School Reopens. COVID-19 Cases Emerge. Rinse And Repeat ... 700 Schools and Counting

August 18, 2020

 
Children getting on the bus returning to school (U.S. Air Force photo by L.A. Shively)

Children getting on the bus returning to school (U.S. Air Force photo by L.A. Shively)

By Laura Clawson

Daily Kos

Despite the threat of COVID-19, schools keep reopening—and quickly experiencing outbreaks of the virus. We see scattered news reports on those school outbreaks, but it can be hard to understand the scope of the problem. Until now. 

A Kansas high school teacher is keeping a spreadsheet tracking COVID-19 in schools, and it’s up to 700 entries. That’s not 400 kids in one school, 200 in another, and 50 in each of two more.
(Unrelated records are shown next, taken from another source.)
# pxl-th/SLAM.jl

Hardware: AMD Instinct MI355X
Metric: frames/sec KITTI-05 stereo @1k kpts; local-BA ms/iter for 50-KF window (higher is better)
Workload: dtype f64

## Files before the change

slam.jl_amd/csrc/pyramid.hip:

```cpp
#include "common.hpp"
#include <cmath>
#include <cstdlib>
#include <mutex>
#include <tuple>
#include <utility>

#define LINE_THREADS 64

struct PlaneSet {
    double *p[4];
    const double *nrm[4];
    int coef[4];
    int fill0[4];
    const double *sq[4];
    int n;
    size_t zs;
};
#define PS_PICK(ps, f, pl) ((pl) == 0 ? (ps).f[0] : (pl) == 1 ? (ps).f[1] : (pl) == 2 ? (ps).f[2] : (ps).f[3])
__device__ __forceinline__ double *ps_plane(const PlaneSet &ps, int pl) { return PS_PICK(ps, p, pl) + (size_t)blockIdx.z * ps.zs; }
__device__ __forceinline__ const double *ps_nrm(const PlaneSet &ps, int pl) { return PS_PICK(ps, nrm, pl); }
__device__ __forceinline__ int ps_coef(const PlaneSet &ps, int pl) { return PS_PICK(ps, coef, pl); }
__device__ __forceinline__ bool ps_fill0(const PlaneSet &ps, int pl) { return PS_PICK(ps, fill0, pl) != 0; }
__device__ __forceinline__ const double *ps_sq(const PlaneSet &ps, int pl) { const double *q = PS_PICK(ps, sq, pl); return q ? q + (size_t)blockIdx.z * ps.zs : nullptr; }

// ... 236 lines not shown
    });
    const double uplus = iplus / k.inv1masum;
    const double vplus = uplus / k.inv1mbsum;
    const double d0 = w1 - uplus, d1 = w2 - uplus, d2 = w3 - uplus;
    const double vr0 = ((k.M[0] * d0 + k.M[1] * d1) + k.M[2] * d2) + vplus;
    const double vr1 = ((k.M[3] * d0 + k.M[4] * d1) + k.M[5] * d2) + vplus;
    const double vr2 = ((k.M[6] * d0 + k.M[7] * d1) + k.M[8] * d2) + vplus;
    double vA = vr0;
    double vB = ((w2 + a1 * vA) + a2 * vr1) + a3 * vr2;
    double vC = ((w3 + a1 * vB) + a2 * vA) + a3 * vr1;
    double v1 = vC, v2 = vB, v3 = vA;
    const double scale = k.scale;
    io.fence();
    if (nrm) {
        io.st(n - 1, (vA * scale) / nrm[(long)(n - 1) * nrm_s]);
        io.st(n - 2, (vB * scale) / nrm[(long)(n - 2) * nrm_s]);
        io.st(n - 3, (vC * scale) / nrm[(long)(n - 3) * nrm_s]);
        for (int i = n - 4; i >= 0; i--) {
            const double t = ((io.ld_dst(i) + a1 * v1) + a2 * v2) + a3 * v3;
            io.st(i, (t * scale) / nrm[(long)i * nrm_s]);
            v3 = v2; v2 = v1; v1 = t;
        }
        return;
    }
    io.st(n - 1, vA * scale); io.st(n - 2, vB * scale); io.st(n - 3, vC * scale);
    io.template sweep<-1>(n - 4, n - 3, true, [&](double x) {
        const double t = ((x + a1 * v1) + a2 * v2) + a3 * v3;
        v3 = v2; v2 = v1; v1 = t;
        return t * scale;
    });
}

template <int NB>
__global__ __launch_bounds__(LINE_THREADS) void k_iir_cols(PlaneSet ps, const double *src0, int H, int W, int P, IIRPair cf)
{
    if (src0) src0 += (size_t)blockIdx.z * ps.zs;
    __shared__ __attribute__((aligned(16))) double tile[64 * COL_LS];
    const int pl = blockIdx.y;
    ColIO<NB> io;
    io.dst = ps_plane(ps, pl); io.src = (pl == 0 && src0) ? src0 : io.dst;
    io.H = H; io.W = W; io.P = P; io.x0 = blockIdx.x * LINE_THREADS; io.lds = tile; io.slo = 0; io.shi = W - 1;
    iir_line(io, H, ps_coef(ps, pl) == 0 ? cf.c[0] : cf.c[1], ps_fill0(ps, pl), nullptr, 0);
}

__global__ __launch_bounds__(LINE_THREADS) void k_iir_rows(PlaneSet ps, int H, int W, int P, IIRPair cf)
{
    const int y = blockIdx.x * LINE_THREADS + threadIdx.x, pl = blockIdx.y;
    if (y >= H) return;
    RowIO io; io.src = ps_plane(ps, pl) + y; io.dst = ps_plane(ps, pl) + y; io.s = P;
    const double *nrm = ps_nrm(ps, pl);
    iir_line(io, W, ps_coef(ps, pl) == 0 ? cf.c[0] : cf.c[1], ps_fill0(ps, pl), nrm ? nrm + y : nullptr, P);
}
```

There are 700 different schools on Alisha Morris’ spreadsheet.

“We knew this would happen, and we had tried to make it known that it would happen, but seeing it on paper was, I think, the eye-opening part about it,” Morris told The Washington Post. “It’s just that terrifying moment when you open it up and just keeps scrolling and you’re like: ‘How can there be so many?’”

Morris started her spreadsheet on Aug. 7 and it quickly became so overwhelming and important that 35 volunteers are now helping her keep it going. Find the spreadsheet here.
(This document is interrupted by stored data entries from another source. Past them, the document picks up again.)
@@ -2035,6 +2180,32 @@
   return gauss_small_launch(in, out, planes, ndim, dims, weights9, 1, scale, adjoint ? 2 : 1, stream);
 }
 
+static size_t tail_lds_bytes(int64_t S1, int64_t g1, int64_t g2) {
+  return (size_t)(2 * S1 * (g2 + 1) + kBrMaxW + 4 * g1 * g2) * sizeof(float);
+}
+int advchain_band_reduce_gauss_pair_takes(const int64_t* S3, const int64_t* g3) {
+  if (!S3 || !g3 || S3[0] != 1 || g3[0] != 1 || S3[1] < 1 || g3[1] < 1 || g3[2] < 1) return 0;
+  if (g3[1] * g3[2] > kTailMaxV || (g3[2] & 3) != 0 || g3[1] > 64 || S3[1] > 4096) return 0;
+  return tail_lds_bytes(S3[1], g3[1], g3[2]) <= 65536 - 512 ? 1 : 0;
+}
+
+int advchain_band_reduce_gauss_pair(const float* t1, float* gvel, const int32_t* itab, const float* ftab, const int64_t* S,
+                                    const int64_t* g, const int64_t* B, int64_t P, const float* weights9, float scale,
+                                    void* stream) {
+  ADVCHAIN_CHECK_ARG(t1 && gvel && itab && ftab && weights9 && S && g && B, "band_reduce_gauss_pair: null pointer");
+  ADVCHAIN_CHECK_ARG(P >= 0 && 2 * P < 65536, "band_reduce_gauss_pair: bad plane count");
+  BandTables T;
+  ADVCHAIN_CHECK_ARG(unpack_tables(itab, ftab, S, g, B, T), "band_reduce_gauss_pair: bad band tables");
+  if (!advchain_band_reduce_gauss_pair_takes(S, g) || (reinterpret_cast<uintptr_t>(t1) & 15) != 0) return ADVCHAIN_ERR_UNSUPPORTED;
+  if (P == 0) return ADVCHAIN_OK;
+  GaussW gw;
+  for (int k = 0; k < 9; ++k) gw.w[k] = weights9[k];
+  hipLaunchKernelGGL(k_band_reduce_gauss_pair, dim3((unsigned)P), dim3(kBlock), tail_lds_bytes(S[1], g[1], g[2]), (hipStream_t)stream,
+                     t1, gvel, (int)g[2], T.a[1], 1.0f, gw, scale, (int)P);
+  ADVCHAIN_LAUNCH_CHECK();
+  return ADVCHAIN_OK;
+}
+
 int advchain_sign_axpy(const float* base, const float* x, float* out, float a, int64_t n, const float* gate, const float* old,
                        void* stream) {
   ADVCHAIN_CHECK_ARG(x && out && n >= 0 && (!gate || old), "sign_axpy: null pointer");
diff --git a/advchain_amd/csrc/loss.hip b/advchain_amd/csrc/loss.hip
--- a/advchain_amd/csrc/loss.hip
+++ b/advchain_amd/csrc/loss.hip
@@ -1,4 +1,5 @@
 #include <algorithm>
+#include <type_traits>
 #include "loss_common.h"
 
 namespace advchain {
@@ -870,6 +871,7 @@
     }
     if (KL) sums_put(sums, 3, acc[3], ord...);
   }
+  sums_done(sums, ord...);
 }
 
 template <int DIM, int K, bool KL, typename ST = float>
@@ -1434,6 +1436,12 @@
   return ADVCHAIN_OK;
 }
 
+static inline void ord_arm(const OrdCounts*) {}
+static inline void ord_arm(const OrdCounts*, SumsOrdered&) {}
+static inline void ord_arm(const OrdCounts* oc, SumsOrderedFinish& o) {
+  o.fin.n0 = oc->counts[0]; o.fin.n1 = oc->counts[1]; o.fin.n2 = oc->counts[2]; o.fin.n3 = oc->counts[3];
+}
+
 template <class... ORD>
 static int consistency_fused_fwd(const OrdCounts* oc, const float* pred, const float* ref, const float* mask, float* R, float* sums,
                                  int64_t N, int64_t K, int ndim, const int64_t* dims, int mask_channels, int ref_is_prob,
@@ -1458,7 +1466,10 @@
     if (edges) { oc->set(1, gf); oc->set(2, gf); }
     if (want_kl) oc->set(3, gf);
   }
-  if (zmarch) {
+  ord_arm(oc, ord...);
+  if constexpr ((std::is_same<ORD, SumsOrderedFinish>::value || ...)) {
+    if (zmarch) return ADVCHAIN_ERR_UNSUPPORTED;
+  } else if (zmarch) {
     const dim3 gz = gf, bz(kZ3Waves * 64);
     const size_t lds = z3_lds(d, K);
     hipStream_t stz = (hipStream_t)stream;
@@ -1487,16 +1498,7 @@
 __global__ void __launch_bounds__(kBlock)
 k_consistency_finish_ord(const float* __restrict__ partials, int stride, int n0, int n1, int n2, int n3, float c0, float c1, float c2,
                          float c3, float* __restrict__ sums, float* __restrict__ value) {
-  __shared__ float row[4];
-  const int r = threadIdx.x >> 6, j = threadIdx.x & 63;
-  const int cnt = r == 0 ? n0 : (r == 1 ? n1 : (r == 2 ? n2 : n3));
-  const float* p = partials + (int64_t)r * stride;
-  float v = 0.f;
-  for (int i = j; i < cnt; i += 64) v += p[i];
-  v = wave_sum(v);
-  if (j == 0) { row[r] = v; sums[r] = v; }
-  __syncthreads();
-  if (threadIdx.x == 0) value[0] = ((c0 * row[0] + c1 * row[1]) + c2 * row[2]) + c3 * row[3];
+  finish_ord_body<false>(partials, stride, OrdFinish{n0, n1, n2, n3, c0, c1, c2, c3, sums, value});
 }
 
 extern "C" {
@@ -1593,18 +1595,47 @@
   return (int64_t)g.x * g.y;
 }
 
+struct PendingFinish {
+  int state;
+  const float* partials;
+  uint32_t* arrive;
+  float coef[4];
+  float* sums;
+  float* value;
+};
+static thread_local PendingFinish g_pending_finish = {0, nullptr, nullptr, {0.f, 0.f, 0.f, 0.f}, nullptr, nullptr};
+
+int advchain_consistency_finish_ord_arm(const float* partials, uint32_t* arrive, const float* coef4_host, float* sums, float* value) {
+  g_pending_finish.state = 0;
+  ADVCHAIN_CHECK_ARG(partials && arrive && coef4_host && sums && value, "consistency_finish_ord_arm: null pointer");
+  g_pending_finish = PendingFinish{1, partials, arrive, {coef4_host[0], coef4_host[1], coef4_host[2], coef4_host[3]}, sums, value};
+  return ADVCHAIN_OK;
+}
+
 int advchain_consistency_fused_fwd_ord(const float* pred, const float* ref, const float* mask, float* R, float* partials,
                                        int64_t stride, int32_t* counts, int64_t N, int64_t K, int ndim, const int64_t* dims,
                                        int mask_channels, int ref_is_prob, int want_edges, int want_kl, void* stream) {
+  const PendingFinish pf = g_pending_finish;
+  g_pending_finish.state = 0;
   ADVCHAIN_CHECK_ARG(counts && stride >= 1 && stride < (1ll << 31), "consistency_fused_fwd_ord: bad partial buffer (stride / counts)");
   const OrdCounts oc{stride, counts};
+  if (pf.state == 1 && pf.partials == partials && ndim == 2 && N > 0) {
+    SumsOrderedFinish o{(int)stride, pf.arrive, OrdFinish{0, 0, 0, 0, pf.coef[0], pf.coef[1], pf.coef[2], pf.coef[3], pf.sums, pf.value}};
+    const int rc = consistency_fused_fwd<SumsOrderedFinish>(&oc, pred, ref, mask, R, partials, N, K, ndim, dims, mask_channels,
+                                                            ref_is_prob, want_edges, want_kl, stream, o);
+    if (rc == ADVCHAIN_OK) { g_pending_finish = pf; g_pending_finish.state = 2; }
+    return rc;
+  }
   return consistency_fused_fwd<SumsOrdered>(&oc, pred, ref, mask, R, partials, N, K, ndim, dims, mask_channels, ref_is_prob,
                                             want_edges, want_kl, stream, SumsOrdered{(int)stride});
 }
 
 int advchain_consistency_finish_ord(const float* partials, int64_t stride, const int32_t* counts4_host, const float* coef4_host,
                                     float* sums, float* value, void* stream) {
+  const PendingFinish pf = g_pending_finish;
+  g_pending_finish.state = 0;
   ADVCHAIN_CHECK_ARG(partials && counts4_host && coef4_host && sums && value, "consistency_finish_ord: null pointer");
+  if (pf.state == 2 && pf.partials == partials && pf.sums == sums && pf.value == value) return ADVCHAIN_OK;
   ADVCHAIN_CHECK_ARG(stride >= 1 && stride < (1ll << 31), "consistency_finish_ord: bad stride");
   for (int r = 0; r < 4; ++r)
     ADVCHAIN_CHECK_ARG(counts4_host[r] >= 0 && counts4_host[r] <= stride, "consistency_finish_ord: a count exceeds the stride");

And as more schools open—pushed to do so by officials ignoring the health and safety of students and teachers—the flood of stories of COVID-19 in schools isn’t exactly letting up.

  • On Sunday the University of North Carolina reported its fourth cluster of cases in three days. Also, a sorority at Oklahoma State University has 23 cases, and college parties in Alabama and Georgia are causing worries about what’s coming.

  • An Oklahoma high school student went to school knowing they’d tested positive but thinking it was safe because they were asymptomatic. That points to the importance of school officials in making decisions about safety, because individuals are not necessarily going to know all the facts. Twenty-two students who were in contact with that student and one other who tested positive now have to quarantine.

  • One Arizona school couldn’t open on Monday because of pushback from teachers, who refused to show up in person due to safety concerns.

  • Los Angeles is starting school all-remote, but working on a testing plan that could enable schools to open safely at some point, an effort detailed by Superintendent Austin Beutner.

  • Texas, on the other hand, has decided that the way to not have a coronavirus problem in schools is to refuse to track the data.

This is a rolling public health disaster, and while the original and ongoing failure to contain the coronavirus pandemic is fully on Donald Trump, the decisions to open schools when it’s not safe to do so have come from officials in state after state, and town after town.